───── Exercise materials

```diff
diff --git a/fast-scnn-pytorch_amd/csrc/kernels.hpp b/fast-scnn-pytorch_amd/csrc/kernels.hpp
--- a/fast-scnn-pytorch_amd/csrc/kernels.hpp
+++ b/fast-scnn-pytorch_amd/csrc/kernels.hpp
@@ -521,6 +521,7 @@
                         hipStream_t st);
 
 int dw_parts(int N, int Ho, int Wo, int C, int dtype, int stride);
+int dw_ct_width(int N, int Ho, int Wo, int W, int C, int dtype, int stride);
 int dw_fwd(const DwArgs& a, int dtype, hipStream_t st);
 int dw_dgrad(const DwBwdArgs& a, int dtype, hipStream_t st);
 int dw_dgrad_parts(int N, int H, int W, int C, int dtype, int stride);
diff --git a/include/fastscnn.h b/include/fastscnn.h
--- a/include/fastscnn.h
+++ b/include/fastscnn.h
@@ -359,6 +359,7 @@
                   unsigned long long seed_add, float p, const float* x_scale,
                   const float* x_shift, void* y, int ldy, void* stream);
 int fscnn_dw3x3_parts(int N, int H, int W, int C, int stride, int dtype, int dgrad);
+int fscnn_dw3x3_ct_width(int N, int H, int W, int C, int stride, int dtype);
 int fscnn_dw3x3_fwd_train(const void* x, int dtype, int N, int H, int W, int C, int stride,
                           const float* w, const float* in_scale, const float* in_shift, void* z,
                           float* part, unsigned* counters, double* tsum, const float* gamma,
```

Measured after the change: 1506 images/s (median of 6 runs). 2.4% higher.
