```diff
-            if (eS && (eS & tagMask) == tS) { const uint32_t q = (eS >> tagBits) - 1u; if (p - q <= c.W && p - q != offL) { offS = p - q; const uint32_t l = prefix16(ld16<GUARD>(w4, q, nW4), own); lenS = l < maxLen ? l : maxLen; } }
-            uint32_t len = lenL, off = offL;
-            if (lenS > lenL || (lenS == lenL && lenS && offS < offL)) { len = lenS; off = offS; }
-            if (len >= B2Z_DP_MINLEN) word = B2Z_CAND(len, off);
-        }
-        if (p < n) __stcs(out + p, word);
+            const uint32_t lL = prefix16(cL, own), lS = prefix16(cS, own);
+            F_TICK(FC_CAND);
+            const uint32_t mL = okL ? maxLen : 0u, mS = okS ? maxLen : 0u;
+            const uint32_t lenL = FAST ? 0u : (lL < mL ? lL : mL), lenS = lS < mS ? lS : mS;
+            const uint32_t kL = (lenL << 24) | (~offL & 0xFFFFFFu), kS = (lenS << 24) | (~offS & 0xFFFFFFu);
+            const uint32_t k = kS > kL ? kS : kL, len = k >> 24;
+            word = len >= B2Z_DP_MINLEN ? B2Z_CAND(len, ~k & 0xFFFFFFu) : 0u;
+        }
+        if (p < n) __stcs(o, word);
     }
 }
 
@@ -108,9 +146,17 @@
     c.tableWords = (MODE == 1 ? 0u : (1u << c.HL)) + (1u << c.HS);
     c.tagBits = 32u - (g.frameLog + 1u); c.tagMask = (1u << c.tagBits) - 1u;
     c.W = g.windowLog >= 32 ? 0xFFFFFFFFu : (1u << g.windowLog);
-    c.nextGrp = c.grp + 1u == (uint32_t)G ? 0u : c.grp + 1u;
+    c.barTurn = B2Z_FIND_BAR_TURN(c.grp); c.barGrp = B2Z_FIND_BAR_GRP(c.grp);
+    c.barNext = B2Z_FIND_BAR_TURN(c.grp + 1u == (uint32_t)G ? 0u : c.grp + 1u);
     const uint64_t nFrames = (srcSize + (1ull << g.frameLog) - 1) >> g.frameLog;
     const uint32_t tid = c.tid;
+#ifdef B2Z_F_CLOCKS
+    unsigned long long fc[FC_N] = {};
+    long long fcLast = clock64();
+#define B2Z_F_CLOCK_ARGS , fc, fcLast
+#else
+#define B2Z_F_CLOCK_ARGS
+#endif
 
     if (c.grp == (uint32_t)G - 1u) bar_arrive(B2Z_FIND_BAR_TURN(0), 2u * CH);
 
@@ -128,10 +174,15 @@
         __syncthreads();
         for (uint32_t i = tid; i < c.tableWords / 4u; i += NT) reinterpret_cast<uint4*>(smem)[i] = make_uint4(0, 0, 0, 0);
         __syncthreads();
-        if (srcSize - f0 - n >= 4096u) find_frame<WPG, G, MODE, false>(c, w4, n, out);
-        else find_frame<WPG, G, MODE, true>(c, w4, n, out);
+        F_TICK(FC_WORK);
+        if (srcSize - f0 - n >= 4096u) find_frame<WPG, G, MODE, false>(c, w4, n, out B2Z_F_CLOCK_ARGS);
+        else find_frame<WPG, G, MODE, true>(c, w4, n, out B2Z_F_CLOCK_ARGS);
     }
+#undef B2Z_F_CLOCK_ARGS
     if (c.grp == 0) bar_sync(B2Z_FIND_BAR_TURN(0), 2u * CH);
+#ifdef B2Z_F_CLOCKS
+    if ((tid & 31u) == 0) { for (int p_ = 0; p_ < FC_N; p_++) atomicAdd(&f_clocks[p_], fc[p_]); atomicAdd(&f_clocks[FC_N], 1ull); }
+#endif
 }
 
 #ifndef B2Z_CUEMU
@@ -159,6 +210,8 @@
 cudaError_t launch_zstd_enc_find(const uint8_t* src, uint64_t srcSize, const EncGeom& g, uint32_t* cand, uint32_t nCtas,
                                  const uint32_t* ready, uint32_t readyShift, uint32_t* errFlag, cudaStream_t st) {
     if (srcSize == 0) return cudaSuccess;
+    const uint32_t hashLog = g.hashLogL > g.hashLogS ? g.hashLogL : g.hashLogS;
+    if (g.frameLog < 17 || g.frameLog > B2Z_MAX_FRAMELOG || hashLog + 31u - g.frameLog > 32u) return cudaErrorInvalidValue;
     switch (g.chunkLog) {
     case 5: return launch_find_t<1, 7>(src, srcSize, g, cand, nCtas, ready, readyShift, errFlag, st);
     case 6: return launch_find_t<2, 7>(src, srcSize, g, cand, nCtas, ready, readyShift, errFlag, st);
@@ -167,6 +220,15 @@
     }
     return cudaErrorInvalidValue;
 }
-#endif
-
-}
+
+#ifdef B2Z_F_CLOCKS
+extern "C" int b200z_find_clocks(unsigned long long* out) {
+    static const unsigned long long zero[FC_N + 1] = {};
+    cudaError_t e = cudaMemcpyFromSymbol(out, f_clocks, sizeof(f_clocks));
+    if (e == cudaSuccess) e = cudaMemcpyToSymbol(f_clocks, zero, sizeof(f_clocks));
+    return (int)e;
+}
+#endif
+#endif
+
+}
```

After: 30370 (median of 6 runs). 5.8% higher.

──────────

■ Exercise instructions
The records above should be set down again word for word.

■ Output of the exercise
```diff
diff --git a/fast-scnn-pytorch_amd/csrc/kernels.hpp b/fast-scnn-pytorch_amd/csrc/kernels.hpp
--- a/fast-scnn-pytorch_amd/csrc/kernels.hpp
+++ b/fast-scnn-pytorch_amd/csrc/kernels.hpp
@@ -521,6 +521,7 @@
                         hipStream_t st);
 
 int dw_parts(int N, int Ho, int Wo, int C, int dtype, int stride);
+int dw_ct_width(int N, int Ho, int Wo, int W, int C, int dtype, int stride);
 int dw_fwd(const DwArgs& a, int dtype, hipStream_t st);
 int dw_dgrad(const DwBwdArgs& a, int dtype, hipStream_t st);
 int dw_dgrad_parts(int N, int H, int W, int C, int dtype, int stride);
diff --git a/include/fastscnn.h b/include/fastscnn.h
--- a/include/fastscnn.h
+++ b/include/fastscnn.h
@@ -359,6 +359,7 @@
                   unsigned long long seed_add, float p, const float* x_scale,
                   const float* x_shift, void* y, int ldy, void* stream);
 int fscnn_dw3x3_parts(int N, int H, int W, int C, int stride, int dtype, int dgrad);
+int fscnn_dw3x3_ct_width(int N, int H, int W, int C, int stride, int dtype);
 int fscnn_dw3x3_fwd_train(const void* x, int dtype, int N, int H, int W, int C, int stride,
                           const float* w, const float* in_scale, const float* in_shift, void* z,
                           float* part, unsigned* counters, double* tsum, const float* gamma,
```

Measured after the change: 1506 images/s (median of 6 runs). 2.4% higher.
```diff
-            if (eS && (eS & tagMask) == tS) { const uint32_t q = (eS >> tagBits) - 1u; if (p - q <= c.W && p - q != offL) { offS = p - q; const uint32_t l = prefix16(ld16<GUARD>(w4, q, nW4), own); lenS = l < maxLen ? l : maxLen; } }
-            uint32_t len = lenL, off = offL;
-            if (lenS > lenL || (lenS == lenL && lenS && offS < offL)) { len = lenS; off = offS; }
-            if (len >= B2Z_DP_MINLEN) word = B2Z_CAND(len, off);
-        }
-        if (p < n) __stcs(out + p, word);
+            const uint32_t lL = prefix16(cL, own), lS = prefix16(cS, own);
+            F_TICK(FC_CAND);
+            const uint32_t mL = okL ? maxLen : 0u, mS = okS ? maxLen : 0u;
+            const uint32_t lenL = FAST ? 0u : (lL < mL ? lL : mL), lenS = lS < mS ? lS : mS;
+            const uint32_t kL = (lenL << 24) | (~offL & 0xFFFFFFu), kS = (lenS << 24) | (~offS & 0xFFFFFFu);
+            const uint32_t k = kS > kL ? kS : kL, len = k >> 24;
+            word = len >= B2Z_DP_MINLEN ? B2Z_CAND(len, ~k & 0xFFFFFFu) : 0u;
+        }
+        if (p < n) __stcs(o, word);
     }
 }
 
@@ -108,9 +146,17 @@
     c.tableWords = (MODE == 1 ? 0u : (1u << c.HL)) + (1u << c.HS);
     c.tagBits = 32u - (g.frameLog + 1u); c.tagMask = (1u << c.tagBits) - 1u;
     c.W = g.windowLog >= 32 ? 0xFFFFFFFFu : (1u << g.windowLog);
-    c.nextGrp = c.grp + 1u == (uint32_t)G ? 0u : c.grp + 1u;
+    c.barTurn = B2Z_FIND_BAR_TURN(c.grp); c.barGrp = B2Z_FIND_BAR_GRP(c.grp);
+    c.barNext = B2Z_FIND_BAR_TURN(c.grp + 1u == (uint32_t)G ? 0u : c.grp + 1u);
     const uint64_t nFrames = (srcSize + (1ull << g.frameLog) - 1) >> g.frameLog;
     const uint32_t tid = c.tid;
+#ifdef B2Z_F_CLOCKS
+    unsigned long long fc[FC_N] = {};
+    long long fcLast = clock64();
+#define B2Z_F_CLOCK_ARGS , fc, fcLast
+#else
+#define B2Z_F_CLOCK_ARGS
+#endif
 
     if (c.grp == (uint32_t)G - 1u) bar_arrive(B2Z_FIND_BAR_TURN(0), 2u * CH);
 
@@ -128,10 +174,15 @@
         __syncthreads();
         for (uint32_t i = tid; i < c.tableWords / 4u; i += NT) reinterpret_cast<uint4*>(smem)[i] = make_uint4(0, 0, 0, 0);
         __syncthreads();
-        if (srcSize - f0 - n >= 4096u) find_frame<WPG, G, MODE, false>(c, w4, n, out);
-        else find_frame<WPG, G, MODE, true>(c, w4, n, out);
+        F_TICK(FC_WORK);
+        if (srcSize - f0 - n >= 4096u) find_frame<WPG, G, MODE, false>(c, w4, n, out B2Z_F_CLOCK_ARGS);
+        else find_frame<WPG, G, MODE, true>(c, w4, n, out B2Z_F_CLOCK_ARGS);
     }
+#undef B2Z_F_CLOCK_ARGS
     if (c.grp == 0) bar_sync(B2Z_FIND_BAR_TURN(0), 2u * CH);
+#ifdef B2Z_F_CLOCKS
+    if ((tid & 31u) == 0) { for (int p_ = 0; p_ < FC_N; p_++) atomicAdd(&f_clocks[p_], fc[p_]); atomicAdd(&f_clocks[FC_N], 1ull); }
+#endif
 }
 
 #ifndef B2Z_CUEMU
@@ -159,6 +210,8 @@
 cudaError_t launch_zstd_enc_find(const uint8_t* src, uint64_t srcSize, const EncGeom& g, uint32_t* cand, uint32_t nCtas,
                                  const uint32_t* ready, uint32_t readyShift, uint32_t* errFlag, cudaStream_t st) {
     if (srcSize == 0) return cudaSuccess;
+    const uint32_t hashLog = g.hashLogL > g.hashLogS ? g.hashLogL : g.hashLogS;
+    if (g.frameLog < 17 || g.frameLog > B2Z_MAX_FRAMELOG || hashLog + 31u - g.frameLog > 32u) return cudaErrorInvalidValue;
     switch (g.chunkLog) {
     case 5: return launch_find_t<1, 7>(src, srcSize, g, cand, nCtas, ready, readyShift, errFlag, st);
     case 6: return launch_find_t<2, 7>(src, srcSize, g, cand, nCtas, ready, readyShift, errFlag, st);
@@ -167,6 +220,15 @@
     }
     return cudaErrorInvalidValue;
 }
-#endif
-
-}
+
+#ifdef B2Z_F_CLOCKS
+extern "C" int b200z_find_clocks(unsigned long long* out) {
+    static const unsigned long long zero[FC_N + 1] = {};
+    cudaError_t e = cudaMemcpyFromSymbol(out, f_clocks, sizeof(f_clocks));
+    if (e == cudaSuccess) e = cudaMemcpyToSymbol(f_clocks, zero, sizeof(f_clocks));
+    return (int)e;
+}
+#endif
+#endif
+
+}
```

After: 30370 (median of 6 runs). 5.8% higher.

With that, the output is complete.